Resolution invariants
- Compliance fields strictest-of. For governance fields — including
data_subject_contestation, compliance_policies, policy_categories, audience exclusions, regulated-category flags, and brand-level disclaimers[] that the house also publishes — the resolved value is the union/strictest of house-level and brand-level. Brand-level publishers MUST NOT rely on weakening house-level assertions. This is distinct from relationship trust — strictest-of is a resolution rule, not a trust gate.
- Edge aging. Mutual-assertion edges SHOULD be aged: consumers SHOULD treat an edge as one-sided when the gap between the publisher-declared
brand_refs[].effective_at (or, if absent, the consumer’s first observation) and the last successful re-validation exceeds the consumer’s chosen TTL. AAO’s reference crawler ages at 180 days; consumers MAY choose differently.
Self-healing
- Leaf-only edges SHOULD trigger notification. When a consumer encounters a leaf claiming
house_domain: X with no reciprocal entry on X, the consumer SHOULD notify X’s contact.email so the house team can complete the reciprocation. Notifying parties MUST rate-limit per {leaf, house} pair to avoid flooding.
- Agent-augmented verification. When the named house publishes a brand-agent advertising
verify_brand_claim in its supported_tasks with a relevant claim_type (subsidiary / parent / property / trademark), consumers SHOULD call the agent in addition to performing crawl-based mutual-assertion inference.

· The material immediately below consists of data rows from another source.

void crack_pass(
	ckl_encoder& e, int64_t sx, int64_t sy, int64_t sz, bool permissible,
	int markov_order, bool hist_only, const std::vector<uint8_t>* model_in,
	std::vector<uint32_t>* hist_out, std::vector<uint8_t>* model_out, CrackResult* result,
	const std::function<void()>& overlap = std::function<void()>(), bool reuse_trail = false
) {
	hipStream_t s = e.stream;
	const uint32_t ns = static_cast<uint32_t>(sz);
	const uint64_t nverts = static_cast<uint64_t>(sx + 1) * (sy + 1);
	e.d_slice_err.ensure(ns);
	const bool prezeroed = e.trail_zeroed && !reuse_trail;
	e.trail_zeroed = false;
	if (prezeroed) CKL_HIP(hipStreamWaitEvent(s, e.ev_prezero, 0));
	if (!reuse_trail && !prezeroed) CKL_HIP(hipMemsetAsync(e.d_slice_err.p, 0, ns * sizeof(uint32_t), s));
	const uint64_t interior = static_cast<uint64_t>(sx > 0 ? sx - 1 : 0) * sy + static_cast<uint64_t>(sx) * (sy > 0 ? sy - 1 : 0);

	std::vector<uint64_t> cbase(ns), sbase(ns), kbase(ns);
	std::vector<uint32_t> ccap(ns), scap(ns), kcap(ns), max_steps(ns);
	std::vector<uint64_t> nbase(ns), cobase(ns), ibase(ns);
	std::vector<uint32_t> ncap(ns), cocap(ns), icap(ns);
	uint64_t ctot = 0, stot = 0, ktot = 0, ntot = 0, cotot = 0, itot = 0;
	uint32_t max_ncap = 0, max_cocap = 0, max_icap = 0, max_special = 0;
	bool any = false;
	for (uint32_t zi = 0; zi < ns; zi++) {
		const uint64_t differ = static_cast<uint64_t>(e.count_v[zi]) + e.count_h[zi];
		const uint64_t E = permissible ? interior - differ : differ;
		any = any || E > 0;
		const uint64_t cc = ((7 * E + 16 + 15) / 16) * 16;
		if (cc > 0xFFFFFFF0ull) throw Error(CKL_ERR_RUNTIME, "crackle_amd: slice has too many crack edges");
		cbase[zi] = ctot; ccap[zi] = static_cast<uint32_t>(cc); ctot += cc;
		max_steps[zi] = static_cast<uint32_t>(E + 1);
		const uint64_t nc = ((static_cast<uint64_t>(e.count_special[zi]) + e.count_corner[zi] + 16) / 16) * 16;
		if (nc >= (1ull << 28)) throw Error(CKL_ERR_RUNTIME, "crackle_amd: slice has too many crack vertices");
		nbase[zi] = ntot; ncap[zi] = static_cast<uint32_t>(nc); ntot += nc;
		cobase[zi] = cotot; cocap[zi] = e.count_corner[zi]; cotot += e.count_corner[zi];
		const uint64_t ic = 7 * nc + 16;
		ibase[zi] = itot; icap[zi] = static_cast<uint32_t>(ic); itot += ic;
// ... 52 lines not shown
	fa.cp = e.d_cp.p; fa.chain_node = e.d_chain_node.p; fa.chain_off = e.d_chain_off.p; fa.chain_clen = e.d_chain_clen.p;
	fa.chain_order = e.d_chain_order.p; fa.chain_dst = e.d_chain_dst.p; fa.chain_vstart = e.d_chain_vstart.p;
	fa.fcode = e.d_fcode.p; fa.dcode = e.d_dcode.p;
	fa.pbase = e.d_pbase.p; fa.payload = e.d_payload.p; fa.bbase = e.d_bbase.p; fa.boc = e.d_boc.p;
	fa.payload_len = e.d_payload_len.p; fa.boc_len = e.d_boc_len.p;

	unsigned long long* ta_dbg = nullptr;
	size_t trail_lds_used = 0;
	DevBuf<unsigned long long> d_tdbg;
	CKL_HIP(hipEventRecord(e.evk0, s));
	if (!reuse_trail) {
		e.t_counters.ensure(7 * static_cast<size_t>(ns));
		if (!prezeroed) CKL_HIP(hipMemsetAsync(e.t_counters.p, 0, 7 * static_cast<size_t>(ns) * sizeof(uint32_t), s));
		e.t_node_vertex.ensure(ntot); e.t_node_adj.ensure(ntot + 16); e.t_vert2node.ensure(nverts * ns);
		e.t_corner_vertex.ensure(cotot);
		e.t_dart_end.ensure(4 * ntot); e.t_dart_len.ensure(4 * ntot); e.t_dart_minv.ensure(4 * ntot); e.t_dart_minpos.ensure(4 * ntot);
		e.t_dart_codes.ensure(4 * ntot); e.t_dart_inline.ensure(4 * ntot);
		e.t_parent.ensure(ntot); e.t_compmin.ensure(ntot); e.t_starts.ensure(ntot);
		const uint32_t start_words = static_cast<uint32_t>((nverts + 31) / 32);
		e.t_start_bits.ensure(static_cast<size_t>(start_words) * ns);
		if (!prezeroed) CKL_HIP(hipMemsetAsync(e.t_start_bits.p, 0, static_cast<size_t>(start_words) * ns * sizeof(uint32_t), s));
		e.t_items.ensure(itot); e.t_item_off.ensure(itot); e.t_chain_item0.ensure(ktot);
		e.t_events.ensure(itot); e.t_chain_ev0.ensure(ktot); e.t_ev_lnd.ensure(itot); e.t_ev_item.ensure(itot);

		TrailArgs ta;
		ta.adjm = e.d_adjm.p; ta.adjm_stride = e.adjm_stride; ta.mtx2 = e.mtx2; ta.tiles_x = e.tiles_x; ta.tiles_y = e.tiles_y;
		ta.planeV = e.d_planes.p; ta.planeH = e.d_planes.p + e.plane_words * ns; ta.row_words = e.row_words; ta.plane_words = e.plane_words;
		ta.sx = static_cast<uint32_t>(sx); ta.sy = static_cast<uint32_t>(sy); ta.inv = e.graph_permissible ? 0xFFFFFFFFu : 0u;
		ta.sxe = static_cast<uint32_t>(sx + 1); ta.sye = static_cast<uint32_t>(sy + 1); ta.nverts = static_cast<uint32_t>(nverts);
		ta.max_steps = e.t_max_steps.p;
		ta.nbase = e.t_nbase.p; ta.ncap = e.t_ncap.p;
		ta.n_nodes = e.t_counters.p; ta.n_corners = e.t_counters.p + 2 * ns;
		ta.n_starts = e.t_counters.p + 3 * ns; ta.n_items = e.t_counters.p + 4 * ns;
		ta.node_vertex = e.t_node_vertex.p; ta.node_adj = e.t_node_adj.p; ta.vert2node = e.t_vert2node.p;
		ta.cobase = e.t_cobase.p; ta.cocap = e.t_cocap.p; ta.corner_vertex = e.t_corner_vertex.p;
		ta.dart_end = e.t_dart_end.p; ta.dart_len = e.t_dart_len.p; ta.dart_minv = e.t_dart_minv.p; ta.dart_minpos = e.t_dart_minpos.p;
		ta.dart_codes = e.t_dart_codes.p; ta.dart_inline = e.t_dart_inline.p;
		ta.parent = e.t_parent.p; ta.compmin = e.t_compmin.p;
		ta.start_bits = e.t_start_bits.p; ta.start_words = start_words; ta.starts = e.t_starts.p;
		ta.ibase = e.t_ibase.p; ta.icap = e.t_icap.p; ta.items = e.t_items.p; ta.item_off = e.t_item_off.p;
		ta.sbase = e.d_sbase.p; ta.scap = e.d_scap.p; ta.stack_node = e.d_stack_node.p; ta.stack_item = e.d_stack_code.p;
		ta.kbase = e.d_kbase.p; ta.kcap = e.d_kcap.p;
		ta.chain_node = e.d_chain_node.p; ta.chain_item0 = e.t_chain_item0.p; ta.chain_off = e.d_chain_off.p; ta.chain_clen = e.d_chain_clen.p;
		ta.n_chains = e.d_n_chains.p; ta.n_raw = e.d_n_raw.p; ta.n_valid = e.d_n_valid.p;
		ta.cbase = e.d_cbase.p; ta.ccap = e.d_ccap.p; ta.cp = e.d_cp.p; ta.slice_err = e.d_slice_err.p;

		e.last_trail_slices = ns;
		ta.events = e.t_events.p; ta.n_events = e.t_counters.p + 5 * ns; ta.seg_len_sum = e.t_counters.p + 6 * ns; ta.chain_ev0 = e.t_chain_ev0.p; ta.ev_lnd = e.t_ev_lnd.p; ta.ev_item = e.t_ev_item.p;
		ta.dbg = nullptr;
		{ const char* env = getenv("CKL_TRAIL_WALK"); ta.walk_plain = (env && !strcmp(env, "plain")) ? 1u : 0u; ta.walk_no_regs = (env && !strcmp(env, "lds")) ? 1u : 0u; }
		{ const char* env = getenv("CKL_TRAIL_WALK_STACK"); ta.walk_stack_cap = env ? static_cast<uint32_t>(std::max(1, atoi(env))) : 0xFFFFFFFFu; }
		if (kTuning && getenv("CKL_TRAIL_DIAG")) { d_tdbg.ensure(16); CKL_HIP(hipMemsetAsync(d_tdbg.p, 0, 128, s)); ta.dbg = d_tdbg.p; ta_dbg = d_tdbg.p; }
		ta.graph_blocks = e.graph_blocks; ta.blk_special = e.t_blk_special.p; ta.blk_corner = e.t_blk_corner.p;
		int max_lds = 0;
		CKL_HIP(hipDeviceGetAttribute(&max_lds, hipDeviceAttributeMaxSharedMemoryPerBlock, e.device));
		const size_t budget = static_cast<size_t>(max_lds > 1024 ? max_lds - 1024 : 0);
		const uint32_t dart_blocks = (4 * max_ncap + kWalkChunk * kWaves - 1) / (kWalkChunk * kWaves);
		size_t clds = (static_cast<size_t>(max_special) + 1024) * 4;
		if (const char* env = getenv("CKL_TRAIL_LDS")) clds = static_cast<size_t>(std::max(0, atoi(env)));
		clds = (std::min(budget, std::max<size_t>(clds, 1024)) / 16) * 16;
		CKL_HIP(hipFuncSetAttribute(reinterpret_cast<const void*>(&k_trail_components), hipFuncAttributeMaxDynamicSharedMemorySize, static_cast<int>(clds)));
		size_t lds = trail_walk_lds(max_special);
		if (const char* env = getenv("CKL_TRAIL_LDS")) lds = static_cast<size_t>(std::max(0, atoi(env)));
		lds = std::min(budget, std::max<size_t>(lds, 4096));
		lds = (lds / 16) * 16;
		CKL_HIP(hipFuncSetAttribute(reinterpret_cast<const void*>(&k_trail_walk), hipFuncAttributeMaxDynamicSharedMemorySize, static_cast<int>(lds)));
		trail_lds_used = lds;
		HT_MARK("c:setup");

		ta.z0 = 0;
		fa.z0 = 0;
		if (any) {
			hipLaunchKernelGGL(k_trail_nodes, dim3(e.graph_blocks, ns), dim3(kBlock), 0, s, ta);
			hipLaunchKernelGGL(k_trail_segments, dim3(dart_blocks, ns), dim3(kBlock), 0, s, ta);
			if (max_cocap) hipLaunchKernelGGL(k_trail_loops, dim3((max_cocap + kBlock - 1) / kBlock, ns), dim3(kBlock), 0, s, ta);
			hipLaunchKernelGGL(k_trail_components, dim3(ns), dim3(kCompBlock), clds, s, ta, static_cast<uint32_t>(clds));
		}
		CKL_HIP(hipEventRecord(e.evd0, s));
		hipLaunchKernelGGL(k_trail_walk, dim3(ns), dim3(kWave), lds, s, ta, static_cast<uint32_t>(lds));
		CKL_HIP(hipEventRecord(e.evd1, s));
		hipLaunchKernelGGL(k_trail_items, dim3(ns), dim3(kItemsBlock), 0, s, ta);
		hipLaunchKernelGGL(k_trail_offsets, dim3(ns), dim3(kBlock), 0, s, ta);
		hipLaunchKernelGGL(k_trail_expand, dim3((max_icap + kExpandChunk * kWaves - 1) / (kExpandChunk * kWaves), ns), dim3(kBlock), 0, s, ta);
		hipLaunchKernelGGL(k_finish, dim3(ns), dim3(kFinishBlock), 0, s, fa);
	}
	CKL_HIP(hipEventRecord(e.evk1, s));
	HT_MARK("c:enqueue");
	if (kTuning && getenv("CKL_TRAIL_DIAG")) {
		std::vector<uint32_t> c = download(e.t_counters.p, 5 * static_cast<size_t>(ns), s);
		double m[5] = { 0 };
		for (int k = 0; k < 5; k++) for (uint32_t zi = 0; zi < ns; zi++) m[k] += static_cast<double>(c[static_cast<size_t>(k) * ns + zi]) / ns;
		double sp = 0, co = 0;
		for (uint32_t zi = 0; zi < ns; zi++) { sp += static_cast<double>(e.count_special[zi]) / ns; co += static_cast<double>(e.count_corner[zi]) / ns; }
		if (ta_dbg) {
			std::vector<unsigned long long> g = download(ta_dbg, 16, s);
			if (g[11]) fprintf(stderr, "[ckl trail diag, k_trail_walk] mean cycles per slice: table fill=%.0f fill + walk=%.0f\n", static_cast<double>(g[6]) / g[11], static_cast<double>(g[7]) / g[11]);
			if (g[11]) fprintf(stderr, "[ckl trail diag, k_trail_walk] slices=%llu iterations/slice=%.0f cycles/iteration=%.0f clock=%.2f GHz (cycles / 100 MHz ticks)\n",
				g[11], static_cast<double>(g[8]) / g[11], g[8] ? static_cast<double>(g[9]) / g[8] : 0.0, g[10] ? static_cast<double>(g[9]) / (g[10] * 10.0) : 0.0);
			fprintf(stderr, "[ckl trail diag, k_trail_components, mean cycles per slice] union=%.0f component minima=%.0f starts/splits=%.0f bitmap scan=%.0f\n",
				static_cast<double>(g[12]) / ns, static_cast<double>(g[13]) / ns, static_cast<double>(g[14]) / ns, static_cast<double>(g[15]) / ns);
			fprintf(stderr, "[ckl trail diag, k_trail_segments] waves=%llu iterations/wave mean=%.1f max=%llu cycles/wave mean=%.0f max=%llu cycles/iteration=%.0f active lanes/iteration=%.1f\n",
				g[4], g[4] ? static_cast<double>(g[0]) / g[4] : 0.0, g[1], g[4] ? static_cast<double>(g[2]) / g[4] : 0.0, g[3],
				g[0] ? static_cast<double>(g[2]) / g[0] : 0.0, g[0] ? static_cast<double>(g[5]) / g[0] : 0.0);
		}
		fprintf(stderr, "[ckl trail diag] max degree-1/3/4 vertices of a slice=%u, k_trail_walk LDS=%zu bytes\n", max_special, trail_lds_used);
		fprintf(stderr, "[ckl trail diag, mean per slice] degree-1/3/4 vertices=%.0f corners=%.0f nodes=%.0f starts=%.0f items=%.0f\n", sp, co, m[0], m[3], m[4]);
	}

	const bool early_tail = !markov_order && result != nullptr;
	auto enqueue_tail = [&]() {
		e.d_out_off.ensure(ns);
		e.d_code_report.ensure(static_cast<size_t>(ns) + 3);
		e.d_codes_out.ensure(e.codes_capacity + 8);
		hipLaunchKernelGGL(k_code_offsets, dim3(1), dim3(kBlock), 0, s, e.d_boc_len.p, e.d_payload_len.p, e.d_slice_err.p, ns, e.d_out_off.p, e.d_code_report.p);
		hipLaunchKernelGGL(k_gather_codes, dim3(ns), dim3(kBlock), 0, s, e.d_boc.p, e.d_bbase.p, e.d_boc_len.p,
			e.d_payload.p, e.d_pbase.p, e.d_payload_len.p, e.d_out_off.p, e.d_codes_out.p);
	};
	if (early_tail) enqueue_tail();
	if (overlap) overlap();
// ... 44 lines not shown
}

The trust model is asymmetric by direction: signed disputed / not_ours overrides any reciprocating claim (rejection is unilateral); signed owned / pending_review / transferring / licensed_* does NOT replace mutual-assertion verification — the reciprocating side must still confirm before relationship trust extends. When both sides have brand-agents, mutual assertion completes via two signed agent calls (subsidiary on the house + parent on the leaf). The crawl path is the fallback when the agent is unreachable or returns unknown. The email notification SHOULD continues to apply for houses without a brand-agent. See Agent-augmented verification for the full trust table.
Prior art
The mutual-assertion trust primitive mirrors the IAB Tech Lab’s ads.txt and sellers.json reciprocal-publication model — and the app-ads.txt extension that proved the pattern moves cleanly from web bundles to mobile apps. A buyer is trusted as a seller’s reseller iff both sides publish the relationship at well-known URLs. Same trust shape, same non-cryptographic “who claims what about whom” verification, same fallback to one-sided / unverified for partial publication. A deployed, durable industry pattern.
The well-known URL plus structured JSON resource discovery shape predates ads.txt — see WebFinger (RFC 7033) and host-meta (RFC 6415) for the IETF analogue. brand.json borrows this convention via RFC 8615.
Within AdCP, the provenance verifier contract (seller-publishes / buyer-represents / seller-confirms) uses the same family of construction for a different field family.
Best practices
- Start simple: Begin with minimal brand.json and add complexity as needed
- Use redirects for subsidiaries: Point brand domains to house domain
- List all properties: Include regional domains, apps, and legacy domains
- Keep names current: Include localized names and common aliases
- Visual guidelines are optional: Add them when you need generative systems to produce on-brand assets consistently. Start with colorways and restrictions — they have the highest immediate impact.
- Keep portfolios lean: For house portfolios with many brands, include visual guidelines only on brands that need them. Full visual guidelines on every brand in a large portfolio increases file size significantly.